What is expected> For the records that follow, please set down exactly the lines between the one holding "const bool automatic" and the one holding "const u64 key", inclusive, and only those.

(Extracted records)
┏━━
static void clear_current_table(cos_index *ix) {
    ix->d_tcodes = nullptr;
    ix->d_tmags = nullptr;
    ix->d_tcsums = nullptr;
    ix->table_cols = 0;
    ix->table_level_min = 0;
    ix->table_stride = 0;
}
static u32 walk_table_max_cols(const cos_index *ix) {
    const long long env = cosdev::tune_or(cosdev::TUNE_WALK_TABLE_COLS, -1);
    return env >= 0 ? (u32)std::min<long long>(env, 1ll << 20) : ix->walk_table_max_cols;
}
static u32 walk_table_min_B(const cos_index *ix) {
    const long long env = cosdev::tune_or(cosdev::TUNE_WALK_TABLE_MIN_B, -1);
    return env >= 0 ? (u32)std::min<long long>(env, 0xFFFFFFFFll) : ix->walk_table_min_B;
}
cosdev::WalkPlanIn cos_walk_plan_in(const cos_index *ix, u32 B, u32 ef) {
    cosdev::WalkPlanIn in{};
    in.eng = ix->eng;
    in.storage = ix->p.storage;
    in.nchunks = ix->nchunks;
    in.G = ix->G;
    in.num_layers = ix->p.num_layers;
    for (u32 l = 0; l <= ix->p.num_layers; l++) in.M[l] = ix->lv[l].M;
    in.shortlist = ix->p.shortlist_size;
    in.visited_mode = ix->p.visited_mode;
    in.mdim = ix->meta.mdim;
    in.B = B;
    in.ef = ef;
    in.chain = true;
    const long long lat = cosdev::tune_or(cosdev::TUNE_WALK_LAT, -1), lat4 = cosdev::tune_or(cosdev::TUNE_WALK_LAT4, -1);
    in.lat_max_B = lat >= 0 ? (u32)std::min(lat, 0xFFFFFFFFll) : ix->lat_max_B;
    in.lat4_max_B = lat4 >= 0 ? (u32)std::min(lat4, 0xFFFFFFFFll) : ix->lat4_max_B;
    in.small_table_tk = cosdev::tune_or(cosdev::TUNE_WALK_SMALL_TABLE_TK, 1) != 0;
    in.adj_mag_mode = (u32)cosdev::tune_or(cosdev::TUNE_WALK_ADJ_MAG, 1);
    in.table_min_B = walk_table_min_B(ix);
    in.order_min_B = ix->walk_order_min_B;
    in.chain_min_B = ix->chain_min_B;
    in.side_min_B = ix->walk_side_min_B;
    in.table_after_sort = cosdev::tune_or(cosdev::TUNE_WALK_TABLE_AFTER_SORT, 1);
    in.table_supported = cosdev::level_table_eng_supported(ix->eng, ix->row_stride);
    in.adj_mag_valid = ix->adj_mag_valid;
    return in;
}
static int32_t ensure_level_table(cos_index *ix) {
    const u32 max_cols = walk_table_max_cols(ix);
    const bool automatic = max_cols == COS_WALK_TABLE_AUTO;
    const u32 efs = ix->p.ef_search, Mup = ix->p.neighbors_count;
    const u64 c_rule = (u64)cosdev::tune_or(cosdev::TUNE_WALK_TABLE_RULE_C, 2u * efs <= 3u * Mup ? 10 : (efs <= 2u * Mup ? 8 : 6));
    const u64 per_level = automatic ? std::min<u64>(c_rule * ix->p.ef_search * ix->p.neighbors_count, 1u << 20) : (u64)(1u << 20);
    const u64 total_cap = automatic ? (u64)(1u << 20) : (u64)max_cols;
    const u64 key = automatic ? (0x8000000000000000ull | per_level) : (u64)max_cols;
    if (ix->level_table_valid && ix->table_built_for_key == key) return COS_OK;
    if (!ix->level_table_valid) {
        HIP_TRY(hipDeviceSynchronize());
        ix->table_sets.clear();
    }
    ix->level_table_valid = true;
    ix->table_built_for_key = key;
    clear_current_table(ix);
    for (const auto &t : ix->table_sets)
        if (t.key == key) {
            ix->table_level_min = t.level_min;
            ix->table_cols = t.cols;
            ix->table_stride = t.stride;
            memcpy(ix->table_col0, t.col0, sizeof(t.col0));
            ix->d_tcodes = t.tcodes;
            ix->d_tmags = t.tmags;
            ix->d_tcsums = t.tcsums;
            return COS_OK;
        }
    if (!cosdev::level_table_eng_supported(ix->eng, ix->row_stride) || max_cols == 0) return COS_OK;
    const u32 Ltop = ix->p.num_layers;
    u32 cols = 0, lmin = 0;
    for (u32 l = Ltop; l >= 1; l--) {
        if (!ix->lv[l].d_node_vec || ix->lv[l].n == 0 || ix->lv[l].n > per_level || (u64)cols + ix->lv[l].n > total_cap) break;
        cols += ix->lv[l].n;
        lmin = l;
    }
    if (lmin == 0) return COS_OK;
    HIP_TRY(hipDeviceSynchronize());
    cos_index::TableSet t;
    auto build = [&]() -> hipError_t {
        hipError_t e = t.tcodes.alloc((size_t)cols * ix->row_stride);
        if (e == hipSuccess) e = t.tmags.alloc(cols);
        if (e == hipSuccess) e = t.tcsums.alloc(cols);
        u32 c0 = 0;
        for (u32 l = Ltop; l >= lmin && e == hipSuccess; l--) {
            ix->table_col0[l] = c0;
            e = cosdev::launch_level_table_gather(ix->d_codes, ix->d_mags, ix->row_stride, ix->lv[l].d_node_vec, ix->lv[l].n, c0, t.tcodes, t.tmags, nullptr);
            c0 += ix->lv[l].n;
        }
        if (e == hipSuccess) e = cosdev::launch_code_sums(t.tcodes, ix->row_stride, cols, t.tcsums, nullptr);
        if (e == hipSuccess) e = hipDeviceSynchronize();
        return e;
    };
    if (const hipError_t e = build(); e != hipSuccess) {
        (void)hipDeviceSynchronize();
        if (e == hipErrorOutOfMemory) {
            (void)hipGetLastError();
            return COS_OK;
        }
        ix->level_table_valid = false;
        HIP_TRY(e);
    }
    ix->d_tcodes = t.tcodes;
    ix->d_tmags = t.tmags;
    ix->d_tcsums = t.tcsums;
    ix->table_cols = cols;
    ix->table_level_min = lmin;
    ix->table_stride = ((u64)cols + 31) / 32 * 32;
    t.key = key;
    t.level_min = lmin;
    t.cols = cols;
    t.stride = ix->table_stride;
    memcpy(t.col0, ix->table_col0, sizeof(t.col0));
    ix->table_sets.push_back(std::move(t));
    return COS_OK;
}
┗━━
┏━━
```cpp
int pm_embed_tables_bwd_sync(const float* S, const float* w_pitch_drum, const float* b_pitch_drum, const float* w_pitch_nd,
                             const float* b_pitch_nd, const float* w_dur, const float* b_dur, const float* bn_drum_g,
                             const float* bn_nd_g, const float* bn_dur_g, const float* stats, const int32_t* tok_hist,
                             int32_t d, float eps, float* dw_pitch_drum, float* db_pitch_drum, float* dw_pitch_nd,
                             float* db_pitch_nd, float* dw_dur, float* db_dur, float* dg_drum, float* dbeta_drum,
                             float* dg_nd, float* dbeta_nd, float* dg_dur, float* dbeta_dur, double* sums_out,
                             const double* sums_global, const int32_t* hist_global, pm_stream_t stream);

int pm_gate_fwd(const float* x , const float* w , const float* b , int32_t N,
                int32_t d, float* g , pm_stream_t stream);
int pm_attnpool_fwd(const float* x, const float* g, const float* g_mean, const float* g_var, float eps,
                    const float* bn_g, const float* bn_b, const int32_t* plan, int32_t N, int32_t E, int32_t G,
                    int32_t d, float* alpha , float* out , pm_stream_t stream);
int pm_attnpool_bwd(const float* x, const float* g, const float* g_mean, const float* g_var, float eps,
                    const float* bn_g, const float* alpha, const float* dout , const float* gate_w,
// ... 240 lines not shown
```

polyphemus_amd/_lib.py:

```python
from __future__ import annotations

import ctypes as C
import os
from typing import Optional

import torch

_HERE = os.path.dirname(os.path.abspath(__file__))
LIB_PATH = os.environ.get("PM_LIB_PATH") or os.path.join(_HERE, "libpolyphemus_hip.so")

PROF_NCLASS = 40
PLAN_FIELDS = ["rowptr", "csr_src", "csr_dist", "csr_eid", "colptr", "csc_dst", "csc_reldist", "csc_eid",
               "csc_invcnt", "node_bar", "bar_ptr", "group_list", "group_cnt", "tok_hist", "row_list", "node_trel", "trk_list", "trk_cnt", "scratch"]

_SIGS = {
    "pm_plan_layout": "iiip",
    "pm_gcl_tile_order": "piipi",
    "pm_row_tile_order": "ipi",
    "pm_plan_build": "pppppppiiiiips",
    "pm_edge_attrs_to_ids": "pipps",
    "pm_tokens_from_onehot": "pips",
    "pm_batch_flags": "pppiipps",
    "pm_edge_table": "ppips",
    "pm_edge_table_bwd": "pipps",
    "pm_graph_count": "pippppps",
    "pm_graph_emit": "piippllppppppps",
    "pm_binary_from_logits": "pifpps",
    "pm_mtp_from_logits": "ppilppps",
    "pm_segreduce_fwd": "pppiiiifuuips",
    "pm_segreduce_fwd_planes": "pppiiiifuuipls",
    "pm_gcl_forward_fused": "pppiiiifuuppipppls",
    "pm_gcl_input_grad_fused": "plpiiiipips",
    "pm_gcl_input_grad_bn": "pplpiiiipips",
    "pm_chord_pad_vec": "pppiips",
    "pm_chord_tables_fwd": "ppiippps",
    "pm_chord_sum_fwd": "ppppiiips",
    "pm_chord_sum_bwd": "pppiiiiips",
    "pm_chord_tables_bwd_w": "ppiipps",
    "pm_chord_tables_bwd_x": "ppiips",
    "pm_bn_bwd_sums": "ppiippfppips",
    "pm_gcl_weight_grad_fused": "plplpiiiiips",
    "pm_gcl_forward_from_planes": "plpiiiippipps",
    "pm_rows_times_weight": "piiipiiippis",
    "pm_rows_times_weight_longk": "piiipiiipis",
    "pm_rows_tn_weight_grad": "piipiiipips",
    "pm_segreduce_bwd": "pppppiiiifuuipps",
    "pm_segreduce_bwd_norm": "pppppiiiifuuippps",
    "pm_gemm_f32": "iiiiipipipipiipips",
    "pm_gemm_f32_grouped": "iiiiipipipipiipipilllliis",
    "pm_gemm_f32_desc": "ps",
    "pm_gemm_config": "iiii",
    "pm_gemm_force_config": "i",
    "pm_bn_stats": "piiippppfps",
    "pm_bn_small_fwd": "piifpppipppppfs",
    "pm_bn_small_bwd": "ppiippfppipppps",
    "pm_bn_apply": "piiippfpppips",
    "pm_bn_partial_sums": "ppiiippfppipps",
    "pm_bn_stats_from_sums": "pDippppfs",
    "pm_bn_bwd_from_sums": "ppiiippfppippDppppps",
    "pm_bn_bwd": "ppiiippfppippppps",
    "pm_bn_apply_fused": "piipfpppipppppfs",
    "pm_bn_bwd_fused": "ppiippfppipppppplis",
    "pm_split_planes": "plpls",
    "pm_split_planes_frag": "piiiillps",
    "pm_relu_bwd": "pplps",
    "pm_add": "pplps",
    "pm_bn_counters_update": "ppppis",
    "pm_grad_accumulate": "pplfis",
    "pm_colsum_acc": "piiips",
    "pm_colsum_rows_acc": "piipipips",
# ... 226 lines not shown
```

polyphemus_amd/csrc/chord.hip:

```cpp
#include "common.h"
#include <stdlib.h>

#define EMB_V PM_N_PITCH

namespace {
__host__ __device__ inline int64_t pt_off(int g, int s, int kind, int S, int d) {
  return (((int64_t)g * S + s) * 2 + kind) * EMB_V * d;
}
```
┗━━
┏━━
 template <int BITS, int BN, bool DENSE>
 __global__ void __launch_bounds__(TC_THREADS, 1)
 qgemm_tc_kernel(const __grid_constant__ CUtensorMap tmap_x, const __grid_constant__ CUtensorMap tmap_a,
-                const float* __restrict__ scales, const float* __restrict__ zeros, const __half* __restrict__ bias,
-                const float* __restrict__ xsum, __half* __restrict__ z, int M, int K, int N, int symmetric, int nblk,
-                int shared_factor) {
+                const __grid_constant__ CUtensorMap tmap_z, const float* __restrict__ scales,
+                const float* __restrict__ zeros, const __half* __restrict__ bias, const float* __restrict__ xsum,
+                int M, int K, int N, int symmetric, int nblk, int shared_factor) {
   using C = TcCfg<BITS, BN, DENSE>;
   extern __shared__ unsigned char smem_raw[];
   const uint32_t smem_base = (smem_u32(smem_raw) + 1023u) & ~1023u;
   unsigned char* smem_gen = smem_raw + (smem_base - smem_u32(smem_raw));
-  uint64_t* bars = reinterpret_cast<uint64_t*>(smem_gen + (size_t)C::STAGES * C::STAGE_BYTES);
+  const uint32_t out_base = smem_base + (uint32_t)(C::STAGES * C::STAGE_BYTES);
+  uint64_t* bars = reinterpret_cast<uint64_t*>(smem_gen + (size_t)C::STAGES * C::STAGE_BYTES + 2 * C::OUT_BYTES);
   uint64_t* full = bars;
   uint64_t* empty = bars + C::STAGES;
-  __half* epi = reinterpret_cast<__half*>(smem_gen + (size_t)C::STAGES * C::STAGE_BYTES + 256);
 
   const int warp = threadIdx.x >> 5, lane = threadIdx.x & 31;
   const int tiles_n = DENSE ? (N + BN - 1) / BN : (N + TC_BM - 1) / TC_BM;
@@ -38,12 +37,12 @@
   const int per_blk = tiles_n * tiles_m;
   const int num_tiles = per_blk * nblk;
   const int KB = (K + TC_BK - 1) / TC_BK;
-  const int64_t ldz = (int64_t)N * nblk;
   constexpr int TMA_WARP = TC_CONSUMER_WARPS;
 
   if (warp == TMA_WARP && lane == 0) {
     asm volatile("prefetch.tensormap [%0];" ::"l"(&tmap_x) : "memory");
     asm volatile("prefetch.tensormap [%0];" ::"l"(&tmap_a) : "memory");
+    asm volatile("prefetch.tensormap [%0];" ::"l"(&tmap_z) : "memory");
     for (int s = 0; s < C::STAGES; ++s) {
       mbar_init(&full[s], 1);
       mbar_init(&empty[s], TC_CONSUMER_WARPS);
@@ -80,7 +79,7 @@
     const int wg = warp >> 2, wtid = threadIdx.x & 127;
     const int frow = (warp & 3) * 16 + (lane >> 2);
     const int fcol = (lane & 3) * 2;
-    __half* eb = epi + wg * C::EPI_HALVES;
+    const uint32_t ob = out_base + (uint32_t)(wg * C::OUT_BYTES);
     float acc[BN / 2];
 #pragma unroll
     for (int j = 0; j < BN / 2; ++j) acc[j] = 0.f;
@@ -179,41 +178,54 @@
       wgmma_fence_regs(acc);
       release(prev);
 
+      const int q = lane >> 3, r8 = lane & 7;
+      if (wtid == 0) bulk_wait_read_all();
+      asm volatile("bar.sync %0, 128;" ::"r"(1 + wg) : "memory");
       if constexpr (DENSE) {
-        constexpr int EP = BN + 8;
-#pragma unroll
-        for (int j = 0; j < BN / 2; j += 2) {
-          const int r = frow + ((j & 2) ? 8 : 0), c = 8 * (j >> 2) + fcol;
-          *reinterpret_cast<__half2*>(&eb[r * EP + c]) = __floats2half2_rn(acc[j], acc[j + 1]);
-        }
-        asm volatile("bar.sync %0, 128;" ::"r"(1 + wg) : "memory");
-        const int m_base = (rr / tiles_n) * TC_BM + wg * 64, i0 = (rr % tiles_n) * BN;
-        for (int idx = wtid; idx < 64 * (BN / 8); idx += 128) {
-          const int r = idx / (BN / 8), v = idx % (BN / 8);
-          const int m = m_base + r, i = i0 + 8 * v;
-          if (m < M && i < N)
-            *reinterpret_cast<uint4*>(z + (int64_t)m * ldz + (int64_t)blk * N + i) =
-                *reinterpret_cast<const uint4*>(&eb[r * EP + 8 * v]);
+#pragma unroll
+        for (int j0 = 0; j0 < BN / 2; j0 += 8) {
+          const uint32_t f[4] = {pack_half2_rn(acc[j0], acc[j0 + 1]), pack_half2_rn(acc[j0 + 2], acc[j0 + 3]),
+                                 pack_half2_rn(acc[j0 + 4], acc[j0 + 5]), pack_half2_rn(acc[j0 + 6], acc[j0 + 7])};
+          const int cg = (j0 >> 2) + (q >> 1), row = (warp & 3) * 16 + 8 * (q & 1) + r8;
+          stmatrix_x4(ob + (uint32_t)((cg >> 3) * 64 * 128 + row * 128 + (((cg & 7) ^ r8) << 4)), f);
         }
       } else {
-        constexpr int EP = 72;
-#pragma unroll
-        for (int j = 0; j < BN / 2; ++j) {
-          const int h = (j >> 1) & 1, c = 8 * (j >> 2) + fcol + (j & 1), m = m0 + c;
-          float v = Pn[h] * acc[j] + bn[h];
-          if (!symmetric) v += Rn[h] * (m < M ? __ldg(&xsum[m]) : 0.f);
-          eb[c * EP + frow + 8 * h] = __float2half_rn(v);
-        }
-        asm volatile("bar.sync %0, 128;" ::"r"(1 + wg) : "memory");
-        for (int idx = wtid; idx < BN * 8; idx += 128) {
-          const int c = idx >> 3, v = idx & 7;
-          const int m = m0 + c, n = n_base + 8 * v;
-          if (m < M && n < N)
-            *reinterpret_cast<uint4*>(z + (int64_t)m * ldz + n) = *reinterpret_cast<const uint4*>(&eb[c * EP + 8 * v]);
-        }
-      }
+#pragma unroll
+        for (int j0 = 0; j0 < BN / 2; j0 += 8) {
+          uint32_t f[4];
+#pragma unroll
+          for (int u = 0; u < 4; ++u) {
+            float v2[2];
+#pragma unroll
┗━━
Problem solution>
    const bool automatic = max_cols == COS_WALK_TABLE_AUTO;
    const u32 efs = ix->p.ef_search, Mup = ix->p.neighbors_count;
    const u64 c_rule = (u64)cosdev::tune_or(cosdev::TUNE_WALK_TABLE_RULE_C, 2u * efs <= 3u * Mup ? 10 : (efs <= 2u * Mup ? 8 : 6));
    const u64 per_level = automatic ? std::min<u64>(c_rule * ix->p.ef_search * ix->p.neighbors_count, 1u << 20) : (u64)(1u << 20);
    const u64 total_cap = automatic ? (u64)(1u << 20) : (u64)max_cols;
    const u64 key = automatic ? (0x8000000000000000ull | per_level) : (u64)max_cols;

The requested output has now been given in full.